With Apple's stock market value ballooning this week beyond $700
billion, larger than Switzerland's gross domestic product, activist
investor Icahn said the technology company's shares should be
trading at $216 apiece, equivalent to a market capitalization of
about $1.26 trillion.
Icahn's opinion implies an increase of about 70 percent from
Thursday's closing price of Apple's stock. And that's on top of a 65
percent surge in Apple's shares over the past 12 months, which
dwarfed the S&P 500's 15 percent return.
“It wouldn't be outlandish for them to be at a $1 trillion market
cap now,” said Mark Mulholland, a portfolio manager whose Matthew 25
fund is among the best performing large-cap funds over the last five
years.
But like other portfolio managers consulted by Reuters, Mulholland
believes it will more likely take two or three years to reach that
level.
Fortunes wax and wane in the technology industry seemingly
overnight; Apple teetered on the edge of financial ruin in the late
1990s and more recently it was partly to blame for the rapid demise
of once-storied brands like Nokia and BlackBerry.
Maintaining its spot at the top of the global technology market and
growing its now-record market value hinges in part on Chief
Executive Tim Cook's ability to keep up the stream of game-changing
consumer products launched by cofounder Steve Jobs.

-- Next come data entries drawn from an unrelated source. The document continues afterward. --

static_assert(TOPK == 64, "a wave holds a list, one entry per lane");
static_assert(BRB == 2 * (1024 / 64), "the select's 16 waves merge two partial lists each");
#ifndef BPE_SU
#define BPE_SU 1
#endif
#ifndef BPE_FORM_PRINT
#define BPE_FORM_PRINT 0
#endif
#ifndef BPE_RU
#define BPE_RU 4
#endif
#ifndef BPE_AU
#define BPE_AU 1
#endif
constexpr uint32_t AU = BPE_AU;
constexpr uint32_t SU = BPE_SU;
#ifndef BPE_RUN_THREAD_PAIRS
#define BPE_RUN_THREAD_PAIRS 16
#endif
constexpr uint32_t RUN_THREAD_PAIRS = BPE_RUN_THREAD_PAIRS, RUN_Q = 256;
// ... 29 lines not shown
        const uint32_t c = (uint32_t)__popcll(lo);
        if (r >= c) {
            r -= c;
            M >>= w;
            pos += w;
        } else {
            M = lo;
        }
    }
    return pos;
}

enum { BT_SCAN_IN = 0, BT_SCAN_CAND, BT_SCAN_OUT, BT_APPLY_IN, BT_APPLY_PRO, BT_APPLY_A, BT_APPLY_B, BT_SEL_IN,
       BT_SEL_RED, BT_SEL_LIST, BT_SEL_OUT, BT_SEL_FORMED, BT_SEL_CAND, BT_SEL_FOLD, BT_SEL_WB,
       BT_F_TIE, BT_F_CM, BT_F_MEMB, BT_F_FOLD, BT_F_PRE, BT_F_CHK, BT_B_DEC, BT_B_UPD, BT_R_LOAD, BT_R_SORT, BT_R_TREE, BT_N };
static_assert(BT_N <= TS_N, "batch stamps fit a timeline row");
__device__ inline uint32_t bat_idx(const Eng *E) {
    return E->dbgts ? (uint32_t)(E->bat->nbatch + E->bat->nretry) : 0u;
}

struct KV {
    unsigned long long v, k;
};
__device__ __attribute__((always_inline)) inline KV kv_empty() { return KV{0ull, ~0ull}; }
__device__ __attribute__((always_inline)) inline bool kv_ahead(const KV &x, const KV &y) { return x.v > y.v || (x.v == y.v && x.k < y.k); }
__device__ __attribute__((always_inline)) inline KV kv_shfl(const KV &x, int src) { return KV{__shfl(x.v, src), __shfl(x.k, src)}; }
__device__ __attribute__((always_inline)) inline KV kv_xor(const KV &x, int m) { return KV{__shfl_xor(x.v, m), __shfl_xor(x.k, m)}; }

Still, Wall Street appears sanguine in the short term.
After Apple trampled Wall Street's expectations for quarterly
earnings in January with record iPhone sales, stock market analysts
increased their 12-month stock price targets. Their median average
target price is now $134, which is a mere 6 percent higher than
Thursday's price and much less than what Icahn says it should be.
Icahn, one of Apple's ten largest shareholders, said in his letter
to Twitter followers on Wednesday that investors significantly
undervalued the company and that he hoped the board would increase
its share buybacks.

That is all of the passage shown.